**How to complete this task:**
Extract every line from the records below that contains the word "raise".

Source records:
>>>>>
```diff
@@ -75,6 +78,7 @@
 template <int TMAX> __global__ void k_win_slice_b(const WinArgs *__restrict__ mem);
 __global__ void k_win_finish(WinArgs A);
 __global__ void k_win_finish_b(const WinArgs *__restrict__ mem);
+__global__ void k_handeye_table(HandEye6 he, float *tab);
 __global__ void k_win_gather_stage(WinArgs A, float4 *wp_xyz, int *wp_nn, float4 *wp_normal);
 template <bool IN_LDS>
 __global__ void k_win_census(const float *__restrict__ X, int n, const float *__restrict__ px, int S, float px0, float inv_step, float pad,
```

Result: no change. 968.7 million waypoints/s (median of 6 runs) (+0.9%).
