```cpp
int h2o_hist_root16(const void* fine, int planes, const void* aw, const void* ay, long long N, const void* meta,
                    const void* fcol, const void* fnc, int F, void* partials, int slot_doubles, const void* qs, int grid,
                    int f32, hipStream_t s) {
  if (planes < 1 || grid < 1 || N <= 0) return (int)hipErrorInvalidValue;
  const dim3 gr(grid, planes);
  if (aw == nullptr)
    hipLaunchKernelGGL((k_hist_root16<true>), gr, dim3(BLK), R16_LDS, s, (const unsigned*)fine, (const float*)aw,
                       (const float*)ay, N, (const int*)meta, (const int*)fcol, (const int*)fnc, F, (double*)partials,
                       slot_doubles, (const double*)qs, f32);
  else
    hipLaunchKernelGGL((k_hist_root16<false>), gr, dim3(BLK), R16_LDS, s, (const unsigned*)fine, (const float*)aw,
                       (const float*)ay, N, (const int*)meta, (const int*)fcol, (const int*)fnc, F, (double*)partials,
                       slot_doubles, (const double*)qs, f32);
  return (int)hipGetLastError();
}

int h2o_hist_reduce(const void* partials, int slot_doubles, int used, const void* nodes, const void* bp,
                    const void* meta, int cap, int grid, void* out, void* hist_next, const void* hist_cur,
                    int f32, int out_f32, int ostride, int lo_F, hipStream_t s) {
  if (ostride <= 0) ostride = slot_doubles;
  if (f32 && out_f32)
    reduce_launch<float, float>(partials, slot_doubles, used, nodes, bp, meta, cap, grid, out, ostride, hist_next, hist_cur, lo_F, s);
  else if (f32)
    reduce_launch<float, double>(partials, slot_doubles, used, nodes, bp, meta, cap, grid, out, ostride, hist_next, hist_cur, lo_F, s);
  else if (out_f32)
    reduce_launch<double, float>(partials, slot_doubles, used, nodes, bp, meta, cap, grid, out, ostride, hist_next, hist_cur, lo_F, s);
  else
    reduce_launch<double, double>(partials, slot_doubles, used, nodes, bp, meta, cap, grid, out, ostride, hist_next, hist_cur, lo_F, s);
  return (int)hipGetLastError();
}

int h2o_leaf_values(const void* leafsum, int n, int log_link, double scale, double kclamp, double mx, double lam,
                    double l1, void* out,
                    hipStream_t s) {
  hipLaunchKernelGGL(k_leaf_values, dim3((n + 255) / 256), dim3(256), 0, s, (const double*)leafsum, n, log_link,
                     scale, kclamp, mx, lam, l1, (float*)out);
  return (int)hipGetLastError();
}

static int split_find_launch(void* hist, int slot_doubles, const void* meta, int cap, int F, const void* nbins_f,
                             const void* iscat_f, const void* mono_f, const SplitParams& p, int level, void* cand,
                             void* root_w, const void* edges, int adapt_nb, int f0, int FL, Derive dv, hipStream_t s) {
  if (F <= 0 || cap <= 0) return 0;
  if (FL < F) return (int)hipErrorInvalidValue;
  if (p.gcat)
    hipLaunchKernelGGL(k_split_find<true>, dim3(cap, F), dim3(256), 0, s, (double*)hist, slot_doubles,
                       (const int*)meta, F, (const int*)nbins_f, (const int*)iscat_f, (const int*)mono_f, p, level,
                       (Cand*)cand, (double*)root_w, (const float*)edges, adapt_nb, f0, FL, dv);
  else
    hipLaunchKernelGGL(k_split_find<false>, dim3(cap, F), dim3(256), 0, s, (double*)hist, slot_doubles,
                       (const int*)meta, F, (const int*)nbins_f, (const int*)iscat_f, (const int*)mono_f, p, level,
                       (Cand*)cand, (double*)root_w, (const float*)edges, adapt_nb, f0, FL, dv);
  return (int)hipGetLastError();
}

int h2o_split_find(const void* hist, int slot_doubles, const void* meta, int cap, int F, const void* nbins_f,
                   const void* iscat_f, const void* mono_f, double min_w, double msi, double lambda_, double alpha,
                   double gamma, int mode, int random_split, unsigned long long seed, int level, void* cand,
                   void* root_w, const void* edges, int adapt_nb, int hist_type, int f0, int FL, hipStream_t s) {
  SplitParams p;
  p.min_w = min_w; p.min_split_improvement = msi; p.lambda = lambda_; p.alpha = alpha; p.gamma = gamma;
  p.mode = mode; p.random_split = random_split; p.seed = seed; p.hist_type = hist_type; p.fcut = 0;
  p.vrange = nullptr; p.hprev = nullptr; p.pdec = nullptr; p.rnodes = nullptr; p.fgroup = nullptr; p.edges_all = nullptr;
  p.range_on = 0; p.pad_r = 0; p.gcat = nullptr;
  return split_find_launch((void*)hist, slot_doubles, meta, cap, F, nbins_f, iscat_f, mono_f, p, level, cand, root_w,
                           edges, adapt_nb, f0, FL, Derive{nullptr, 0, 0, nullptr, nullptr}, s);
}
// ... 575 lines not shown
```

### llama_github_io_amd/ops/_native.py

```python
from __future__ import annotations

import ctypes
import os
import threading

import torch

from .. import build_native

_lock = threading.Lock()
_hip = None
_rt = None

c_int, c_ll, c_ull, c_double, c_void_p = ctypes.c_int, ctypes.c_longlong, ctypes.c_ulonglong, ctypes.c_double, ctypes.c_void_p

_HIP_SIGS = {
    "h2o_tree_sizes": [c_void_p],
    "h2o_tree_plan_size": [],
    "h2o_tree_root": [c_void_p, c_void_p],
    "h2o_tree_level": [c_void_p, c_int, c_int, c_void_p],
    "h2o_tree_find": [c_void_p, c_int, c_void_p],
    "h2o_tree_grow": [c_void_p, c_int, c_int, c_void_p],
    "h2o_hist_pack": [c_void_p, c_int, c_int, c_int, c_int, c_int, c_void_p, c_int, c_void_p],
    "h2o_tree_dist": [c_void_p, c_void_p],
    "h2o_rccl_load": [ctypes.c_char_p],
    "h2o_rccl_version": [],
    "h2o_rccl_unique_id": [c_void_p],
    "h2o_rccl_id_bytes": [],
    "h2o_rccl_init": [c_void_p, c_int, c_void_p, c_int],
    "h2o_rccl_destroy": [c_void_p, c_int],
    "h2o_rccl_coll": [c_void_p, c_int, c_void_p, c_void_p, c_ll, c_int, c_void_p],
    "h2o_tree_all": [c_void_p, c_void_p],
    "h2o_tree_leaves": [c_void_p, c_void_p],
    "h2o_hist_build": [c_void_p, c_int, c_void_p, c_void_p, c_void_p, c_void_p, c_void_p, c_int, c_void_p, c_int, c_void_p,
                       c_int, c_int, c_void_p, c_void_p, c_int, c_ll, c_int, c_void_p, c_void_p, c_int, c_void_p,
                       c_void_p],
    "h2o_split_find": [c_void_p, c_int, c_void_p, c_int, c_int, c_void_p, c_void_p, c_void_p, c_double, c_double,
                       c_double, c_double, c_double, c_int, c_int, c_ull, c_int, c_void_p, c_void_p, c_void_p, c_int,
                       c_int, c_int, c_int, c_void_p],
    "h2o_split_reduce": [c_void_p, c_void_p, c_int, c_int, c_void_p, c_int, c_ull, c_int, c_void_p, c_void_p, c_void_p,
                         c_int, c_void_p],
    "h2o_ic_next": [c_void_p] * 6 + [c_int, c_void_p, c_int, c_void_p],
    "h2o_plan": [c_void_p] * 14 + [c_int, c_int, c_double, c_int, c_int, c_void_p],
    "h2o_ranges": [c_void_p] * 6,
    "h2o_zero_hist": [c_void_p, c_void_p, c_void_p, c_int, c_int, c_void_p],
    "h2o_route": [c_void_p] * 6 + [c_int] + [c_void_p] * 10 + [c_int, c_ll, c_int, c_int, c_void_p, c_void_p, c_void_p],
    "h2o_leaf_assign": [c_void_p, c_int, c_ll, c_void_p, c_int, c_void_p, c_void_p, c_void_p, c_void_p, c_void_p, c_int,
                        c_void_p, c_int, c_int, c_void_p],
    "h2o_bin_assign": [c_void_p, c_ll, c_int, c_int, c_void_p, c_int, c_void_p, c_void_p, c_void_p, c_int, c_void_p,
                       c_void_p],
    "h2o_amax": [c_void_p, c_ll, c_void_p, c_void_p],
    "h2o_kmeans_mfma_shape": [c_int, c_int, c_void_p],
    "h2o_kmeans_mfma_grid": [c_int, c_int],
    "h2o_kmeans_mfma": [c_void_p, c_ll, c_int, c_void_p, c_int, c_void_p, c_void_p, c_void_p, c_void_p, c_int, c_void_p],
    "h2o_kmeans_update": [c_void_p, c_int, c_int, c_int, c_void_p, c_void_p, c_void_p, c_void_p, c_void_p],
    "h2o_qscale": [c_void_p, c_void_p, c_void_p, c_ll, c_int, c_void_p],
    "h2o_score_hist": [c_void_p, c_void_p, c_void_p, c_ll, c_int, c_void_p, c_void_p, c_void_p, c_void_p],
    "h2o_snap_copy": [c_void_p, c_void_p, c_ll, c_void_p],
    "h2o_fine16_build": [c_void_p, c_int, c_ll, c_void_p, c_int, c_void_p, c_void_p],
    "h2o_host_dev_ptr": [c_void_p, c_void_p],
    "h2o_hist_reduce": [c_void_p, c_int, c_int, c_void_p, c_void_p, c_void_p, c_int, c_int, c_void_p, c_void_p,
                        c_void_p, c_int, c_int, c_int, c_int, c_void_p],
    "h2o_leaf_values": [c_void_p, c_int, c_int, c_double, c_double, c_double, c_double, c_double, c_void_p, c_void_p],
    "h2o_gbm_step": [c_ll, c_ll, c_int, c_void_p, c_void_p, c_void_p, c_void_p, c_void_p, ctypes.c_float, c_ull,
                     ctypes.c_float, c_void_p, c_void_p, c_int, c_void_p],
    "h2o_add_leaf": [c_ll, c_void_p, c_int, c_void_p, c_void_p, c_void_p],
    "h2o_predict": [c_void_p, c_ll, c_int] + [c_void_p] * 11 + [c_int, c_void_p, c_void_p, c_void_p],
}


ABI_VERSION = 14


def _check_abi(lib, name: str) -> None:
    fn = getattr(lib, "h2o_abi_version", None)
    got = fn() if fn is not None else -1
    if got != ABI_VERSION:
        raise RuntimeError(f"{name}: native ABI version {got} != expected {ABI_VERSION}; rebuild with "
                           "`python -m llama_github_io_amd.build_native --force`")


def _bind(lib, sigs):
    for name, args in sigs.items():
        fn = getattr(lib, name, None)
        if fn is None:
            continue
        fn.argtypes = args
        fn.restype = c_int
    return lib


def register_hip_signatures(sigs: dict) -> None:
    _HIP_SIGS.update(sigs)
    if _hip is not None:
        _bind(_hip, sigs)


def hip():
    global _hip
    if _hip is None:
        with _lock:
# ... 38 lines not shown
```

### llama_github_io_amd/ops/tree.py

```python
from __future__ import annotations

import ctypes
import math
import os
from dataclasses import dataclass, field

import numpy as np
import torch

from . import _native as nat
from ..parallel import collectives as coll

NBIN = 256
NA_BIN = 255
MAX_DATA_BINS = 255
FTILE = 32
AMAX_SHARDS = 64

NODE_DT = np.dtype([("start", "<i4"), ("len", "<i4"), ("build", "<i4"), ("parent", "<i4"), ("sib", "<i4"),
                    ("dir", "<i4"), ("p1", "<i4"), ("p2", "<i4")])
NBW = 32
DEC_DT = np.dtype([("feat", "<i4"), ("bin", "<i4"), ("na_left", "<i4"), ("is_cat", "<i4"), ("bits", "<u4", (NBW,)),
                   ("gain", "<f8"), ("wl", "<f8"), ("wr", "<f8"), ("predl", "<f4"), ("predr", "<f4")])
CAND_BYTES = 184
# ... 964 lines not shown
        b, F = self.master, self.F
        if b.numel() == 0:
            return True
        hit = torch.zeros((), dtype=torch.bool, device=b.device)
        step = 1 << 24
        if self.planar:
            for pl in range(b.shape[0]):
                nf = min(32, F - 32 * pl)
                if nf <= 0:
                    break
                for r0 in range(0, b.shape[1], step):
                    hit |= (b[pl, r0:r0 + step, :nf] == NA_BIN).any()
        else:
            for r0 in range(0, b.shape[0], step):
                hit |= (b[r0:r0 + step, :F] == NA_BIN).any()
        return not bool(hit)

    def _edges_ptr(self):
        if self.p.edges is None or not self.p.adapt_nbins:
            return 0
        if getattr(self, "_edges_dev", None) is None:
            self._edges_dev = torch.as_tensor(np.asarray(self.p.edges, dtype=np.float32), device=self.master.device).contiguous()
        return self._edges_dev.data_ptr()

    def _planes(self, aux: torch.Tensor, soa: bool) -> torch.Tensor:
        if soa:
            assert aux.shape == (4, self.N) and aux.dtype == torch.float32 and aux.is_contiguous()
            return aux
        assert aux.shape == (self.N, 4) and aux.dtype == torch.float32
        if self._soa is None:
            self._soa = torch.empty(4, self.N, dtype=torch.float32, device=self.dev)
        self._soa.copy_(aux.t())
        return self._soa

    def build(self, aux_static: torch.Tensor, feat_ok: torch.Tensor | None = None, k_cols: int = 0, seed: int = 0,
              leaf_fn=None, amax_bits: torch.Tensor | None = None, packed: bool | int = False, leaf_native=None,
              soa: bool = False, unit: bool = False, num_plane: int = 2):
        if not hasattr(self, "_plan"):
            self._plan = self._make_plan()
        planes = self._planes(aux_static, soa)
        lib, P = self.lib, self._plan
        s = nat.stream_ptr(self.dev)
        P.aux = planes.data_ptr()
        P.unit = int(bool(unit))
        P.num_plane = int(num_plane) if soa else 2
        if not unit:
            for i in range(2):
                if self.bufs[i]["w"] is None:
                    self.bufs[i]["w"] = torch.empty(self.N, dtype=torch.float32, device=self.dev)
                P.bw[i] = self.bufs[i]["w"].data_ptr()
        P.compute_amax = int(amax_bits is None)
        P.amax_bits = (self.amax_bits if amax_bits is None else amax_bits).data_ptr()
        P.feat_ok = (self.feat_ok_all if feat_ok is None else feat_ok).data_ptr()
        P.k_cols, P.packed, P.seed = _level_k(k_cols, 0), (2 if packed == 2 else int(bool(packed))), int(seed) & _M64
        for d in range(_MAXL):
            P.kc_level[d] = _level_k(k_cols, d) if isinstance(k_cols, (list, tuple)) else 0
        P.grid = self.grid * (self.hist_bpc if packed else 1)
        P.leaf_native = int(leaf_native is not None)
        if leaf_native is not None:
            lg, scale, kclamp, mx = leaf_native[:4]
            lam, l1 = (tuple(leaf_native[4:6]) + (0.0, 0.0))[:2]
            P.log_link, P.scale, P.kclamp, P.mx = int(lg), float(scale), float(kclamp), float(mx)
            P.leaf_lam, P.leaf_l1 = float(lam), float(l1)
        ref = ctypes.byref(P)
        if not self.dist_mode:
            if self._graph_replay(P, k_cols):
                pass
            else:
                nat.check(lib.h2o_tree_all(ref, s), "tree_all")
        else:
            rc = lib.h2o_tree_dist(ref, s)
            err = getattr(self.transport, "error", None)
            if err is not None:
                self.transport.error = None
                raise RuntimeError(f"tree collective failed: {err}") from err
            nat.check(rc, "tree_dist")
            if isinstance(self.transport, _native_comm_cls()):
                coll.add_stats(*self.comm_per_tree())
        if leaf_native is None and leaf_fn is not None:
            vals = leaf_fn(self.leafsum)
            self.av["leafval"].view(torch.float32)[: vals.numel()].copy_(vals.to(torch.float32))
        return self._snapshot()

    def _seed_used(self, P, k_cols) -> bool:
        ht = int(self.p.hist_type)
        return (bool(P.k_cols) or any(int(v) for v in P.kc_level) or bool(P.random_split)
                or (bool(P.edges) and ht in (HT_RANDOM, HT_ROUND_ROBIN)))

    def _graph_replay(self, P, k_cols) -> bool:
        if self.dev.type != "cuda" or os.environ.get("H2O_TREE_GRAPH", "1") == "0" or self.__dict__.get("_graph_off"):
            return False
        seed = P.seed
        if not self._seed_used(P, k_cols):
            P.seed = 0
        sig = bytes(P)
        P.seed = seed
        cache = self.__dict__.setdefault("_graphs", {})
        g = cache.get(sig)
        if g is None:
            misses = self.__dict__.get("_graph_misses", 0) + 1
            self._graph_misses = misses
            if misses > _GRAPH_CACHE:
                self._graph_off = True
                cache.clear()
                return False
            g = torch.cuda.CUDAGraph()
            try:
                with torch.cuda.graph(g, capture_error_mode="thread_local"):
                    rc = self.lib.h2o_tree_all(ctypes.byref(P), nat.stream_ptr(self.dev))
            except Exception:
                self._graph_off = True
                cache.clear()
                return False
            nat.check(rc, "tree_all (capture)")
            if len(cache) >= _GRAPH_CACHE:
                cache.pop(next(iter(cache)))
            cache[sig] = g
        else:
            self._graph_misses = 0
        g.replay()
        return True

    def _snapshot(self):
        if not self._pinned_pool and self.history and self._snap_wait:
            self._decoded.extend(self._pop(1))
        host = self._pinned_pool.pop() if self._pinned_pool else torch.empty(self.arena.numel(), dtype=torch.uint8,
                                                                               pin_memory=True)
        dptr = self._snap_dev_ptr(host) if self.dev.type == "cuda" and _SNAP_KERNEL else 0
        if dptr:
            nat.call("h2o_snap_copy", self.arena.data_ptr(), dptr, self.arena.numel(), nat.stream_ptr(self.dev))
        else:
            host.copy_(self.arena, non_blocking=True)
        ev = self._event_pool.pop() if self._event_pool else torch.cuda.Event()
        ev.record()
        self.history.append((host, ev))
        return len(self.history) - 1

    def _snap_dev_ptr(self, host: torch.Tensor) -> int:
        cache = self.__dict__.setdefault("_dev_ptrs", {})
        hp = host.data_ptr()
        if hp not in cache:
            out = ctypes.c_ulonglong(0)
            rc = nat.hip().h2o_host_dev_ptr(ctypes.c_void_p(hp), ctypes.byref(out))
            cache[hp] = int(out.value) if rc == 0 and host.is_pinned() and out.value % 16 == 0 else 0
        return cache[hp]

    def leaf_values_view(self) -> torch.Tensor:
        return self.av["leafval"].view(torch.float32)

    def pop_levels(self, ready_only: bool = False) -> list:
        out, self._decoded = self._decoded, []
        return out + self._pop(None, ready_only)

    def _pop(self, limit, ready_only: bool = False) -> list:
        out = []
        while self.history and (limit is None or len(out) < limit):
            host, ev = self.history[0]
            if ready_only and not ev.query():
                break
            ev.synchronize()
            self.history.pop(0)
            hn = host.numpy()
            o = self._off["rootw"][0]
            out.append(self._decode(hn, float(hn[o:o + 8].view(np.float64)[0])))
            self._pinned_pool.append(host)
            self._event_pool.append(ev)
# ... 127 lines not shown
```
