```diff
diff --git a/libfluid_amd/csrc/pcg.hip b/libfluid_amd/csrc/pcg.hip
--- a/libfluid_amd/csrc/pcg.hip
+++ b/libfluid_amd/csrc/pcg.hip
@@ -1483,6 +1483,7 @@
 
 template <typename real> static int build_system_t(lfa_sim *s, double dt) {
 	if (s->pcg_poisoned) LFA_TRY(pcg_scrub(s));
+	LFA_TRY(lfa_build_abits(s, dt));
 	LFA_TRY(lfa_build_rhs(s, dt));
 	if (s->n_ptiles || (s->dist && is_mg(s))) LFA_TRY(mic_factor<real>(s));
 	s->system_valid = true;
```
<<<<<
**Problem solution:**
        raise RuntimeError(f"{name}: native ABI version {got} != expected {ABI_VERSION}; rebuild with "
                raise RuntimeError(f"tree collective failed: {err}") from err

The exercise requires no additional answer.